At most, the majority opinion gleans from the regulations an expectation of or a preference for “multiple scores” from a Wechsler series IQ test, maj. op. at 931. Whether such regulatory intimations can "trigger[j” the ALJ’s duty further to develop the record, 276 F.3d at 459, does not appear compelled by our precedents. And the majority does not pause to explain why.
Furthermore, the majority scarcely indicates what countervailing constraints — if any — may defeat the regulations’ preference for or expectation of multiple test scores. Dr. McDonald’s purported reasons for not administering the complete Wechsler series IQ test were "the constraints of time and the slowness with which [Miss Garcia] worked.” The majority simply deems this explanation an “excuse,” dismissing it as "troublesome” and scolding the district court, which in its judgment "should not have accepted it in the absence of some more compelling reason.” Maj. op. at 927-28 & n. 1.

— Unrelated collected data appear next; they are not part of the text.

static int attn_forward(const void *q, const void *k, const void *v, void *out, float *lse, const uint8_t *key_mask,
                        int B, int H, int Tq, int Tkv, int hd, long q_bs, long q_ts, long k_bs, long k_ts, long v_bs,
                        long v_ts, long o_bs, long o_ts, float scale, int causal, int past, int dtype, unsigned *work_counter,
                        void *stream) {
    MMFS_CHECK_ARG(B >= 0 && H > 0 && Tq >= 0 && Tkv > 0, "attn_forward: bad shape");
    if (B == 0 || Tq == 0) return MMFS_OK;
    MMFS_CHECK_ARG(q && k && v && out && work_counter, "attn_forward: null pointer argument");
    MMFS_CHECK_ARG((uintptr_t)work_counter % 4 == 0, "attn_forward: work_counter must be 4-byte aligned");
    if (!(hd == 64 || hd == 128) || !(dtype == MMFS_BF16 || dtype == MMFS_F16)) {
        set_error("attn_forward: tensor-core path needs hd in {64,128} and bf16/f16 (got hd=%d dtype=%d)", hd, dtype);
        return MMFS_EUNSUPPORTED;
    }
    if (((uintptr_t)q | (uintptr_t)k | (uintptr_t)v | (uintptr_t)out) % 16 != 0 ||
        (q_bs | q_ts | k_bs | k_ts | v_bs | v_ts | o_bs | o_ts) % 8 != 0 || B > 65535 || H > 65535) {
        set_error("attn_forward: pointers / strides must be 16-byte aligned; B, H <= 65535");
        return MMFS_EUNSUPPORTED;
    }
    CUtensorMap mq, mk, mv;
    int rc;
    if ((rc = make_map(&mq, q, dtype, B, Tq, H, hd, q_bs, q_ts, kBM)) != MMFS_OK) return rc;
    if ((rc = make_map(&mk, k, dtype, B, Tkv, H, hd, k_bs, k_ts, kBN)) != MMFS_OK) return rc;
    if ((rc = make_map(&mv, v, dtype, B, Tkv, H, hd, v_bs, v_ts, kBN)) != MMFS_OK) return rc;
    AttnParams p;
    p.out = out; p.key_mask = key_mask; p.B = B; p.H = H; p.Tq = Tq; p.Tkv = Tkv; p.causal = causal; p.past = past;
    p.o_bs = o_bs; p.o_ts = o_ts; p.scale_log2e = scale * 1.4426950408889634f;
    cudaStream_t st = (cudaStream_t)stream;
    return dispatch_dtype<kF16Types>(dtype, "attn_forward", [&](auto tag) {
        using T = typename decltype(tag)::type;
        if (lse != nullptr)
            return hd == 64 ? launch_attn<T, 64, true>(mq, mk, mv, p, work_counter, lse, st)
                            : launch_attn<T, 128, true>(mq, mk, mv, p, work_counter, lse, st);
        return hd == 64 ? launch_attn<T, 64, false>(mq, mk, mv, p, work_counter, lse, st)
                        : launch_attn<T, 128, false>(mq, mk, mv, p, work_counter, lse, st);
    });
}
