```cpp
template <int MODE, int WC>
__global__ __launch_bounds__(SBLOCK, TSP_S_OCC) void splat_stream_kernel(StreamArgs ) {
    typedef const __attribute__((address_space(4))) StreamArgs CArgs;
    auto KA = []() -> CArgs * {
        CArgs *p = (CArgs *)__builtin_amdgcn_kernarg_segment_ptr();
        asm volatile("" : "+s"(p));
        return p;
    };
    constexpr int C = (MODE == TSP_MODE_RGB) ? 4 : 2;
    constexpr int NW = (MODE == TSP_MODE_RGB) ? 2 : 1;
    constexpr int WIN = WinSize<WC>::value;
    extern __shared__ __attribute__((aligned(16))) double smem_d[];
    double *win = smem_d;
// ... 373 lines not shown
        n_small += __shfl_xor((long long)n_small, o);
        n_cull += __shfl_xor((long long)n_cull, o);
        n_frag += __shfl_xor((long long)n_frag, o);
    }
    if (lane == 0) {
        Counters *cntp = KA()->cnt;
        if (n_small) atomicAdd(&cntp->n_small, n_small);
        if (n_cull) atomicAdd(&cntp->n_culled, n_cull);
        if (n_frag) { atomicAdd(&cntp->n_fragments, n_frag); atomicAdd(&cntp->n_frag_class[0], n_frag); }
#ifdef TSP_S_DEBUG
        if (dbg_slots) atomicAdd(&cntp->n_frag_class[1], dbg_slots);
#endif
    }
}

__global__ __launch_bounds__(256) void rect_count_corners_kernel(const float4 *__restrict__ geom, long long n, int R, int *__restrict__ D) {
    const long long i = (long long)blockIdx.x * 256 + threadIdx.x;
    if (i >= n) return;
    const float4 g = geom[i];
    const float half = 0.5f * __builtin_fabsf(g.z);
    int ilo, ihi, jlo, jhi;
    cover_range(g.x, half, R, ilo, ihi);
    cover_range(g.y, half, R, jlo, jhi);
    if (ilo > ihi || jlo > jhi) return;
    const int S = R + 1;
    atomicAdd(&D[jlo * S + ilo], 1);
    atomicAdd(&D[jlo * S + ihi + 1], -1);
    atomicAdd(&D[(jhi + 1) * S + ilo], -1);
    atomicAdd(&D[(jhi + 1) * S + ihi + 1], 1);
}
// ... 76 lines not shown
        pack[2 * n_ranges + i] = n_chunks64;
        n_chunks64 += (h_lens[i] + CHUNK - 1) / CHUNK;
    }
    pack[3 * n_ranges] = n_chunks64;
    TSP_REQUIRE(n_chunks64 < (1ll << 30), TSP_EINVAL, "too many chunks");
    const int n_chunks = (int)n_chunks64;
    int rc;
    if ((rc = check_workspace(ctx))) return rc;
    if (ws.range_capacity < (int64_t)pack.size()) {
        const int64_t cap = (int64_t)pack.size() * 2 + 64;
        if ((rc = alloc_group(ctx, {{"range_prefix", (void **)&ws.range_prefix, (size_t)cap * sizeof(int64_t)}}, {{&ws.range_capacity, cap}}))) return rc;
    }
    TSP_HIP(hipMemcpyAsync(ws.range_prefix, pack.data(), pack.size() * sizeof(int64_t), hipMemcpyHostToDevice, st));
    if (ws.chunk_capacity < n_chunks) {
        const int64_t cap = (int64_t)n_chunks + n_chunks / 4 + 64;
        if ((rc = alloc_group(ctx, {{"alive_list", (void **)&ws.alive_list, (size_t)(cap + cap / 256 + 2) * sizeof(int)}}, {{&ws.chunk_capacity, cap}})))
            return rc;
    }
    if ((rc = ensure_weights(ctx, MODE == TSP_MODE_RGB))) return rc;
    if (ws.mid_capacity == 0 && (rc = alloc_list(ctx, &ws.mid_geom, &ws.mid_w, &ws.mid_capacity, std::max<int64_t>(total / 4, 1 << 16),
                                                 SITE("mid_geom"), SITE("mid_w"))))
        return rc;
    if (ws.huge_capacity == 0 && (rc = alloc_list(ctx, &ws.huge_geom, &ws.huge_w, &ws.huge_capacity, std::max<int64_t>(total / 16, 1 << 16),
                                                  SITE("huge_geom"), SITE("huge_w"))))
        return rc;

    Particles parts = ctx->p;
    if (!ctx->use_quantity) parts.q = nullptr;
    const bool second_channel = (MODE == TSP_MODE_DEPTH) || (MODE == TSP_MODE_RGB) || (ctx->p.q != nullptr && ctx->use_quantity);
    const int WCr = (MODE == TSP_MODE_RGB) ? 4 : (second_channel ? 2 : 1);
    const int WIN = (WCr == 1) ? WinSize<1>::value : WinSize<C>::value;
    const size_t smem_s = (size_t)WCr * WIN * WIN * sizeof(double) + T23_FLOATS * sizeof(float);
    if (!(ctx->kernel_attr_done & (1u << MODE))) {
        TSP_HIP(hipFuncSetAttribute((const void *)splat_stream_kernel<MODE, C>, hipFuncAttributeMaxDynamicSharedMemorySize, (int)((size_t)C * WinSize<C>::value * WinSize<C>::value * sizeof(double) + T23_FLOATS * sizeof(float))));
        TSP_HIP(hipFuncSetAttribute((const void *)splat_stream_kernel<MODE, 1>, hipFuncAttributeMaxDynamicSharedMemorySize, (int)((size_t)WinSize<1>::value * WinSize<1>::value * sizeof(double) + T23_FLOATS * sizeof(float))));
        ctx->kernel_attr_done |= 1u << MODE;
    }

    const bool cull = ctx->chunk_cull && n_chunks >= 4096;
    unsigned long long cull_info_h[2] = {0, 0};
    ctx->chunk_culled_particles = 0;
    TSP_HIP(hipEventRecord(ctx->ev[7], st));
    if (cull) {
        if ((rc = ensure_block_bounds(ctx))) return rc;
        if (!ws.cull_info && (rc = alloc_group(ctx, {{"cull_info", (void **)&ws.cull_info, 2 * sizeof(unsigned long long)}}, {}))) return rc;
        TSP_HIP(hipMemsetAsync(ws.cull_info, 0, 2 * sizeof(unsigned long long), st));
        CullArgs ca;
        ca.ranges = ws.range_prefix; ca.n_ranges = n_ranges; ca.n_chunks = n_chunks; ca.cam = cam;
        ca.bounds = ws.block_bounds; ca.n_particles = ctx->p.n; ca.alive = ws.alive_list; ca.info = ws.cull_info;
        ca.wg_count = ws.alive_list + ws.chunk_capacity;
        const int n_wg = (n_chunks + 255) / 256;
        hipLaunchKernelGGL(chunk_cull_kernel<0>, dim3(n_wg), dim3(256), 0, st, ca);
        hipLaunchKernelGGL(chunk_cull_scan_kernel, dim3(1), dim3(1024), 0, st, ca.wg_count, n_wg, ws.cull_info);
        hipLaunchKernelGGL(chunk_cull_kernel<1>, dim3(n_wg), dim3(256), 0, st, ca);
        TSP_HIP(hipGetLastError());
    }

    Counters hc, carry;
    memset(&carry, 0, sizeof(carry));
    for (int attempt = 0; attempt < 2; ++attempt) {
        StreamArgs sa;
        sa.p = parts;
        sa.alive = cull ? ws.alive_list : nullptr; sa.cull_info = ws.cull_info;
        sa.ranges = ws.range_prefix; sa.n_ranges = n_ranges; sa.n_chunks = n_chunks;
        const int min_cpb = std::max(1, std::min(8, n_chunks / (ctx->cu_count * 2)));
        int per_cu = ctx->stream_blocks_per_cu;
        if (per_cu <= 0) {
            int &occ = ctx->stream_occ[MODE][WCr == 1 ? 0 : 1];
// ... 5 lines not shown
        }
        const int resident = ctx->cu_count * per_cu;
        sa.dynamic = (min_cpb >= 8 && n_chunks > resident * 8) ? 1 : 0;
        sa.chunks_per_block = sa.dynamic ? std::max(4, ctx->stream_batch_chunks) : min_cpb;
        const int grid_s = sa.dynamic ? resident : (n_chunks + sa.chunks_per_block - 1) / sa.chunks_per_block;
        sa.cam = cam; sa.mips = ctx->mips; sa.img = ctx->image64;
        sa.mid_geom = (float4 *)ws.mid_geom; sa.mid_w = (float *)ws.mid_w; sa.mid_capacity = ws.mid_capacity;
        sa.huge_geom = (float4 *)ws.huge_geom; sa.huge_w = (float *)ws.huge_w; sa.huge_capacity = ws.huge_capacity;
        sa.cnt = ctx->counters; sa.p_small = ctx->p_small;
        sa.count_frag = ctx->count_fragments ? 1 : 0;
        sa.emit_small = (attempt == 0 && !ctx->debug_no_raster) ? 1 : 0;
        TSP_HIP(hipEventRecord(ctx->ev[2], st));
        if (WCr == 1) hipLaunchKernelGGL((splat_stream_kernel<MODE, 1>), dim3(grid_s), dim3(SBLOCK), smem_s, st, sa);
        else hipLaunchKernelGGL((splat_stream_kernel<MODE, C>), dim3(grid_s), dim3(SBLOCK), smem_s, st, sa);
        TSP_HIP(hipGetLastError());
        TSP_HIP(hipEventRecord(ctx->ev[3], st));
        TSP_HIP(hipMemcpyAsync(&hc, ctx->counters, sizeof(hc), hipMemcpyDeviceToHost, st));
        if (cull && attempt == 0) TSP_HIP(hipMemcpyAsync(cull_info_h, ws.cull_info, sizeof(cull_info_h), hipMemcpyDeviceToHost, st));
        TSP_HIP(hipStreamSynchronize(st));
        ctx->chunk_culled_particles = (int64_t)cull_info_h[1];
        const bool mid_over = (int64_t)hc.n_mid > ws.mid_capacity, huge_over = (int64_t)hc.n_huge > ws.huge_capacity;
        if (!mid_over && !huge_over) break;
        TSP_REQUIRE(attempt == 0, TSP_ENOMEM, "record lists overflowed twice");
        if (mid_over && (rc = alloc_list(ctx, &ws.mid_geom, &ws.mid_w, &ws.mid_capacity, (int64_t)hc.n_mid + (int64_t)hc.n_mid / 8 + 1024,
                                         SITE("mid_geom_replay"), SITE("mid_w_replay"))))
            return rc;
        if (huge_over && (rc = alloc_list(ctx, &ws.huge_geom, &ws.huge_w, &ws.huge_capacity, (int64_t)hc.n_huge + (int64_t)hc.n_huge / 8 + 1024,
                                          SITE("huge_geom_replay"), SITE("huge_w_replay"))))
            return rc;
        TSP_HIP(hipMemsetAsync(ctx->counters, 0, sizeof(Counters), st));
        carry = hc;
    }

    if (carry.n_small || carry.n_fragments) {
        hc.n_small += carry.n_small;
        hc.n_fragments += carry.n_fragments;
        hc.n_frag_class[0] += carry.n_frag_class[0];
        TSP_HIP(hipMemcpyAsync(ctx->counters, &hc, sizeof(hc), hipMemcpyHostToDevice, st));
        TSP_HIP(hipStreamSynchronize(st));
    }
    TileArgs ta;
    ta.cam = cam; ta.mips = ctx->mips; ta.img = ctx->image64; ta.cnt = ctx->counters; ta.tiles_x = 0; ta.split = 1;
    ta.count_frag = ctx->count_fragments ? 1 : 0;
    ta.hband_count = nullptr; ta.hband_stride = 0; ta.hband_base = nullptr; ta.n_tiles = 0; ta.item_tile = nullptr; ta.item_base = nullptr;
    ta.disc_k2 = (ctx->lut_zero_outside_disc && !ctx->count_fragments) ? 0.5235f * 0.5235f : 0.0f;
    hipStream_t st_mid = ctx->overlap_mid_huge ? ctx->stream2 : st;
    if (ctx->overlap_mid_huge) {
        TSP_HIP(hipEventRecord(ctx->ev[8], st));
        TSP_HIP(hipStreamWaitEvent(st_mid, ctx->ev[8], 0));
// ... 53 lines not shown
```
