### sparksmithwaterman_amd/csrc/swmi_diag.cpp

```cpp
#include <chrono>
#include <cstdio>
#include <cstdlib>
#include <unistd.h>

#include "swmi_host.h"

int swmi_host::dump_traceback_diagnostics(swmi_batch *b, const TraceArgs &ta, size_t np, size_t n_tf) {
    if (!ta.dbg) return SWMI_OK;
    std::vector<unsigned long long> d(np * 4);
    HIP_TRY(hipMemcpy(d.data(), ta.dbg, np * 32, hipMemcpyDeviceToHost));
    if (n_tf) {
        double t0 = 0, t1 = 0, t2 = 0, t3 = 0, t4 = 0, t5 = 0; unsigned long long mx = 0;
        for (size_t k = 0; k < np; k++) {
            t0 += d[4*k]; t1 += d[4*k+1] & 0xFFFFFFFFull; t2 += d[4*k+1] >> 32; t3 += d[4*k+2] >> 16; t4 += d[4*k+3] >> 32; t5 += d[4*k+3] & 0xFFFFFFFFull;
            mx = std::max(mx, d[4*k]);
        }
        fprintf(stderr, "[swmi tfused dbg] ticks per sweeper wavefront: lifetime mean=%.0f max=%llu = prologue %.0f + sweep %.0f + first block task %.0f (%.2f block tasks per wavefront) + waiting for tasks %.0f + rest (more tasks, walk items) %.0f\n",
                t0 / np, mx, t2 / np, t1 / np, t3 / np, t5 / np, t4 / np, (t0 - t1 - t2 - t3 - t4) / np);
        {
            std::vector<size_t> idx(np);
            for (size_t k = 0; k < np; k++) idx[k] = k;
            std::sort(idx.begin(), idx.end(), [&](size_t x, size_t y) { return d[4 * x] < d[4 * y]; });
            auto at = [&](double q) { return d[4 * idx[std::min<size_t>(np - 1, (size_t)(q * np))]]; };
            fprintf(stderr, "[swmi tfused dbg]   lifetime p10=%llu p50=%llu p90=%llu p99=%llu max=%llu\n", at(0.10), at(0.50), at(0.90), at(0.99), d[4 * idx[np - 1]]);
            for (size_t t = 0; t < std::min<size_t>(np, 6); t++) {
                const size_t k = idx[np - 1 - t];
                fprintf(stderr, "[swmi tfused dbg]   slow wavefront (pair %zu): lifetime %llu, sweep %llu, first block task %llu, block tasks taken %llu, waiting %llu, alignments of its pair %llu\n",
                        k, d[4 * k], d[4 * k + 1] & 0xFFFFFFFFull, d[4 * k + 2] >> 16, d[4 * k + 3] & 0xFFFFFFFFull, d[4 * k + 3] >> 32,
                        (unsigned long long)((const PairOut *)((const uint8_t *)b->h_result.p + result_out_off()))[k].n_cells);
            }
        }
    }
    double a0 = 0, a1 = 0, a2 = 0, a3 = 0; unsigned long long mx = 0;
    double a4 = 0;
    for (size_t k = 0; k < np; k++) { a0 += d[4*k]; a1 += d[4*k+1] & 0xFFFFFFFFull; a2 += d[4*k+2] & 0xFFFF; a4 += d[4*k+2] >> 16; a3 += d[4*k+3] & 0xFFFFFFFFull; mx = std::max(mx, d[4*k]); }
    fprintf(stderr, "[swmi tb dbg] wave ticks mean=%.0f max=%llu; walk ticks mean=%.0f; staging ticks mean=%.0f; steps mean=%.1f; iterations mean=%.2f\n",
            a0 / np, mx, a1 / np, a4 / np, a2 / np, a3 / np);
    const PairOut *po_dbg = (const PairOut *)((const uint8_t *)b->h_result.p + result_out_off());
    double cs[4] = {0, 0, 0, 0}, cw[4] = {0, 0, 0, 0}; unsigned long long cm[4] = {0, 0, 0, 0}; size_t cn[4] = {0, 0, 0, 0};
    for (size_t k = 0; k < np; k++) {
        const size_t c = std::min<uint64_t>(po_dbg[k].n_cells, 4) - (po_dbg[k].n_cells ? 1 : 0);
        cs[c] += d[4 * k]; cw[c] += d[4 * k + 1] & 0xFFFFFFFFull; cm[c] = std::max(cm[c], d[4 * k]); cn[c]++;
    }
    {
        std::vector<size_t> idx(np);
        for (size_t k = 0; k < np; k++) idx[k] = k;
        const size_t top = std::min<size_t>(np, 6);
        std::partial_sort(idx.begin(), idx.begin() + top, idx.end(), [&](size_t x, size_t y) { return d[4 * x] > d[4 * y]; });
        for (size_t t = 0; t < top; t++)
            fprintf(stderr, "[swmi tb dbg]   slow pair %zu: ticks=%llu walk=%llu staging=%llu in %llu stagings, steps=%llu iterations=%llu alignments=%llu\n", idx[t],
                    d[4 * idx[t]], d[4 * idx[t] + 1] & 0xFFFFFFFFull, d[4 * idx[t] + 2] >> 16, d[4 * idx[t] + 3] >> 32, d[4 * idx[t] + 2] & 0xFFFF,
                    d[4 * idx[t] + 3] & 0xFFFFFFFFull, (unsigned long long)po_dbg[idx[t]].n_cells);
        for (size_t t = 0; t < top; t++)
            fprintf(stderr, "[swmi tb dbg]     ... of the staging time of pair %zu, %llu ticks waiting for helpers\n", idx[t], d[4 * idx[t] + 1] >> 32);
    }
    for (int c = 0; c < 4; c++)
        if (cn[c]) fprintf(stderr, "[swmi tb dbg]   %d%s alignment(s): %zu pairs, wave ticks mean=%.0f max=%llu, walk(slot 0) mean=%.0f\n",
                           c + 1, c == 3 ? "+" : "", cn[c], cs[c] / cn[c], cm[c], cw[c] / cn[c]);
    return SWMI_OK;
}
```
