diff --git a/navigation_amd/csrc/planner_score_sweep.hip b/navigation_amd/csrc/planner_score_sweep.hip
--- a/navigation_amd/csrc/planner_score_sweep.hip
+++ b/navigation_amd/csrc/planner_score_sweep.hip
@@ -31,6 +31,16 @@
 #define SW_STAMP(v)
 #define SW_ACC(i, x)
 #endif
+
+__device__ __forceinline__ uint32_t waveMinU32(uint32_t v) {
+  v = min(v, (uint32_t)__builtin_amdgcn_update_dpp((int)v, (int)v, 0xB1, 0xF, 0xF, false));
+  v = min(v, (uint32_t)__builtin_amdgcn_update_dpp((int)v, (int)v, 0x4E, 0xF, 0xF, false));
+  v = min(v, (uint32_t)__builtin_amdgcn_update_dpp((int)v, (int)v, 0x141, 0xF, 0xF, false));
+  v = min(v, (uint32_t)__builtin_amdgcn_update_dpp((int)v, (int)v, 0x140, 0xF, 0xF, false));
+  const uint32_t a = (uint32_t)__builtin_amdgcn_readlane((int)v, 0), b = (uint32_t)__builtin_amdgcn_readlane((int)v, 16);
+  const uint32_t c = (uint32_t)__builtin_amdgcn_readlane((int)v, 32), d = (uint32_t)__builtin_amdgcn_readlane((int)v, 48);
+  return min(min(a, b), min(c, d));
+}
 
 template <int CHUNK, bool TRIGF, bool KEEP, class Robots>
 __global__ __launch_bounds__(kSweepThreads, kSweepWaves) void k_score_sweep(PlannerDev pl, Robots robots) {
@@ -69,15 +79,13 @@
   if (tid < 2) s_qn[tid] = 0;
   if (tid < 3) s_more[tid] = 0;
   s_obs[tid] = 0;
-  const uint8_t* rej_bytes = pl.prep + (size_t)inst * pl.prep_stride + score_prep_reject_offset(pl);
-  const int32_t* aux = reinterpret_cast<const int32_t*>(rej_bytes - kScoreAuxBytes);
+  const uint8_t* rec_bytes = pl.prep + (size_t)inst * pl.prep_stride + score_prep_record_offset(pl);
+  const int32_t* aux = reinterpret_cast<const int32_t*>(rec_bytes - kScoreAuxBytes);
   const int wx0 = aux[0], wy0 = aux[1];
   const uint32_t fwd_lo = (uint32_t)aux[2], fwd_nx = (uint32_t)aux[3], fwd_ny = (uint32_t)aux[4];
   const bool need_margin = aux[5] != 0, fwd_screen = aux[6] != 0;
-  const int free_cells = aux[7];
   const int start_fail = aux[8];
-  const uint32_t osc = pl.osc_flags[inst];
-  const int32_t align_on = pl.align_on[inst];
+  const int32_t align_on = __builtin_amdgcn_readfirstlane(pl.align_on[inst]);
   const int win_bytes = (win * win + 15) & ~15;
   const int nw = (win + 31) >> 5;
   const bool walk_swap = pl.cfg.allow_unknown != 0;
@@ -99,19 +107,21 @@
     }
     return;
   }
-  const int li = t_li0 + (int)tid;
-  const int t_row = divSmall(li, nxy);
-  const int t_r = li - t_row * nxy;
+  const int t_row0 = __builtin_amdgcn_readfirstlane(divSmall(t_li0, nxy));
+  int t_row = t_row0;
+  int t_r = t_li0 - t_row0 * nxy + (int)tid;
+  while (__ballot(t_r >= nxy) != 0ull) {
+    const bool wrap = t_r >= nxy;
+    t_r -= wrap ? nxy : 0;
+    t_row += wrap ? 1 : 0;
+  }
   const int t_ith = t_row_base + t_row;
   const bool in_range = n_samples > 0 && t_row < t_rows;
-  const int sidx = t_r * cnt[2] + t_ith;
-  const int nyv = max(cnt[1], 1);
-  const int s_ix = divSmall(t_r, nyv), s_iy = t_r - s_ix * nyv;
-  const float* axis = pl.axis_samples + (size_t)inst * 3 * pl.max_axis;
-  const uint32_t amax = pl.max_axis - 1u;
-  const float vs0 = axis[min((uint32_t)s_ix, amax)], vs1 = axis[pl.max_axis + min((uint32_t)s_iy, amax)], vs2 = axis[2u * pl.max_axis + min((uint32_t)t_ith, amax)];
-  const uint32_t rej_xy = rej_bytes[in_range ? t_r : 0];
-  auto rejected = [&]() { return !in_range || ((rej_xy & 1u) && (c.min_rot_vel >= 0 && fabs((double)vs2) + 1e-4 < c.min_rot_vel)) || (rej_xy & 2u) || K <= 0; };
+  const uint4 pair_w = reinterpret_cast<const uint4*>(rec_bytes)[in_range ? t_r : 0];
+  const uint32_t row_f = reinterpret_cast<const SweepRow*>(rec_bytes + score_prep_pair_bytes(pl))[min((uint32_t)t_ith, pl.max_axis - 1u)].flags;
+  const float vs0 = __uint_as_float(pair_w.x), vs1 = __uint_as_float(pair_w.y);
+  const uint32_t kl_pair = pair_w.z, pair_f = pair_w.w;
+  auto rejected = [&]() { return !in_range || ((pair_f & kPairRejMin) && (row_f & kRowRejRot)) || (pair_f & kPairRejMax) || K <= 0; };
   if constexpr (!KEEP) {
     if (start_fail != 0) {
       const unsigned long long m_acc = __ballot(!rejected());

I strongly resist this lecture to medical practitioners. Not only does the record lack any clear implication of either excuse-making or duty-shirking, but also it is not self-evident that the time Dr. McDonald did devote to administering the tests and interviewing Miss Garcia was insufficient or otherwise imprudent. We should be reticent to craft, in footnotes to our opinions, legal rules governing the minutiae of medical practice — such as how and when to schedule tests and interviews — where Congress has not legislated and where the agency has not regulated. And especially not where the record and the parties’ briefings do not present an adequate basis for determining which sort of constraints are reasonable and which are merely "excuses.”
. In her opening brief, Miss Garcia specifically argued that "a valid IQ score on one of the *937two missing IQ tests may provide satisfaction of the Listing at § 12.05(C) or (D).”